The calloc function does not initialize memory to the default value for a given type, and in fact it can't because it knows nothing regarding the type that the memory will be used for.
What it does do is set the memory to all bits 0. On most implementations you're likely to come across, this means that integer and floating point types will have the value 0 and that pointer types will be NULL. With regard to structs and/or arrays, this would apply to any members, and additionally any padding within a struct would also have all bits set to 0.
Related
malloc() function forms a single block of memory (say 20 bytes typecasted to int), so how it can be used as an array of int blocks like as calloc() function? Shouldn't it be used to store just one int value in whole 20 bytes (20*8 bits)?
(say 20 bytes typecasted to int)
No, the returned memory is given as a pointer to void, an incomplete type.
We assign the returned pointer to a variable of pointer to some type, and we can use that variable to access the memory.

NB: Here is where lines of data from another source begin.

// ... 29 lines not shown
    ci.has = __builtin_amdgcn_ds_bpermute(src4, imu.has ? 1 : 0) != 0;
    KFPOS_UNROLL
    for (int k = 0; k < 3; ++k) ci.acc[k] = lane_pull(imu.acc[k], src4);
    ci.ci = imu.ci + (src - lane);
    ci.ci_stride = imu.ci_stride;
    double r4[4], w4[4];
    KFPOS_UNROLL
    for (int k = 0; k < 4; ++k) {
        const double r0 = lane_pull(sc.r[k], src4), r1 = lane_pull(sc.r[4 + k], src4);
        const double w0 = lane_pull(sc.w[k], src4), w1 = lane_pull(sc.w[4 + k], src4);
        r4[k] = h ? r1 : r0;
        w4[k] = h ? w1 : w0;
    }
    const double *cbinv = binv + (src - lane);
    const double *b4 = anchor_tab + 12 * h;
    const double b0[3] = {b4[0], b4[1], b4[2]};
    while (act) {
        double bb[12];
        const int z = kf_opaque_zero();
        bb[0] = b0[0]; bb[1] = b0[1]; bb[2] = b0[2];
        KFPOS_UNROLL
        for (int k = 3; k < 12; ++k) bb[k] = b4[k + z];
        Iekf9Parked pk;
        iekf9_fetch<true>(cbinv, binv_stride, ci, pk);
        const double p[3] = {xh[0] + ct.ve[0], xh[1] + ct.ve[1], xh[2] + ct.ve[2]};
        Sweep9 sw, other;
        iekf9_sweep4(p, r4, w4, bb, sw);
        other.c = dpp_exchange(sw.c, 0);
        KFPOS_UNROLL
        for (int k = 0; k < 6; ++k) other.m[k] = dpp_exchange(sw.m[k], 0);
        KFPOS_UNROLL
        for (int k = 0; k < 3; ++k) other.u[k] = dpp_exchange(sw.u[k], 0);
        sweep9_add(sw, other);
        iekf9_spread_reads();
        const bool more = iekf9_pass<DIAG>(xh, pk, ci, tol, sw, ct, co);
        act = more && co.gain_iters < max_steps;
    }
    const bool owner = (m >> lane) & 1ull;
    const int rank = __popcll(m & ((1ull << lane) - 1ull));
    const int from4 = (owner ? 2 * rank : lane) << 2;
    KFPOS_UNROLL
    for (int k = 0; k < 6; ++k) {
        const double a = lane_pull(ct.wl[k], from4), b = lane_pull(co.mrlast[k], from4);
        if (owner) { it.wl[k] = a; o.mrlast[k] = b; }
    }
    KFPOS_UNROLL
    for (int k = 0; k < 3; ++k) {
        const double a = lane_pull(co.dlast[k], from4);
        if (owner) o.dlast[k] = a;
    }
    const double cst = lane_pull(ct.cost, from4);
    const int gi = __builtin_amdgcn_ds_bpermute(from4, co.gain_iters);
    if (owner) { it.cost = cst; o.gain_iters = gi; }
}
#endif

template <bool DIAG, bool RANGING, bool ACC0 = false, class SC>
KFPOS_FN void iekf9_info(const double xhat[9], const double *binv, int binv_stride, SC &sc, const Params &pr,
                         const Imu &imu, int max_steps, double tol, Iekf9Out &o) {
    Iekf9Iter it;
    KFPOS_UNROLL
    for (int k = 0; k < 6; ++k) { it.ve[k] = 0.0; it.wl[k] = 0.0; o.mrlast[k] = 0.0; }
    it.qd = 0.0;
    it.cost = 1e20;
    o.dlast[0] = o.dlast[1] = o.dlast[2] = 0.0;
    o.gain_iters = 0;
#if defined(__HIP_DEVICE_COMPILE__)
    constexpr bool PAIRS = RANGING && SC::NA == 8 && SC::CHUNK == 0 && !SC::COOP;
    const bool pairs = PAIRS && pr.pair_anchor_tab && __builtin_amdgcn_ballot_w64(true) == ~0ull;
#endif
    bool more = true;
    int stop = max_steps;
#if defined(__HIP_DEVICE_COMPILE__)
    if (pairs) stop = 8 < max_steps ? 8 : max_steps;
#endif
    for (;;) {
        while (more && o.gain_iters < stop) {
            Iekf9Parked pk;
            iekf9_fetch<false>(binv, binv_stride, imu, pk);
            const double p[3] = {xhat[0] + it.ve[0], xhat[1] + it.ve[1], xhat[2] + it.ve[2]};
            Sweep9 sw;
            iekf9_sweep<RANGING>(p, sc, pr, sw);
            more = iekf9_pass<DIAG>(xhat, pk, imu, tol, sw, it, o);
        }
#if defined(__HIP_DEVICE_COMPILE__)
        if constexpr (PAIRS) {
            if (pairs) {
                const uint64_t m = __builtin_amdgcn_ballot_w64(more && o.gain_iters < max_steps);
                if (m == 0) break;
                if (__popcll(m) <= 32) {
                    iekf9_pairs<DIAG, ACC0>(m, xhat, binv, binv_stride, sc, pr.pair_anchor_tab, imu, max_steps, tol, it, o);
                    break;
                }
                stop = stop + 4 < max_steps ? stop + 4 : max_steps;
                continue;
            }
        }
#endif
        break;
    }
    KFPOS_UNROLL
    for (int k = 0; k < 6; ++k) o.w[k] = it.wl[k];
    o.cost = it.cost;
}

KFPOS_FN void cov_update9(Cov<9, true> &P, const double mr[6], const double d[3], const Imu &imu) {
// ... 12 lines not shown
            }
            pt[i] = v;
        }
        KFPOS_UNROLL
        for (int l = 0; l < 6; ++l) {
            const bool nz = (l < 3 && k < 3 && l >= k) || (l >= 3 && k >= 3 && l <= k);
            if (nz) s += L9(f, l, k) * pt[e9(l)];
        }
        const double is = kf_rcp(s);
        KFPOS_UNROLL
        for (int i = 0; i < 9; ++i) {
            const double pi = pt[i] * is;
            KFPOS_UNROLL
            for (int j = i; j < 9; ++j) P(i, j) -= pi * pt[j];
        }
    }
}

struct CovPark9 {
    double *a;
    int stride;
};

Quoting C11, chapter §7.22.3, Memory management functions
[....] The
pointer returned if the allocation succeeds is suitably aligned so that it may be assigned to
a pointer to any type of object with a fundamental alignment requirement and then used
to access such an object or an array of such objects in the space allocated (until the space
is explicitly deallocated). [...] The pointer returned points to the start (lowest byte address) of the
allocated space. [....]
Since the allocated memory is contiguous, pointer arithmetic works, just as in case of arrays, since in arrays also, elements are placed in contiguous memory.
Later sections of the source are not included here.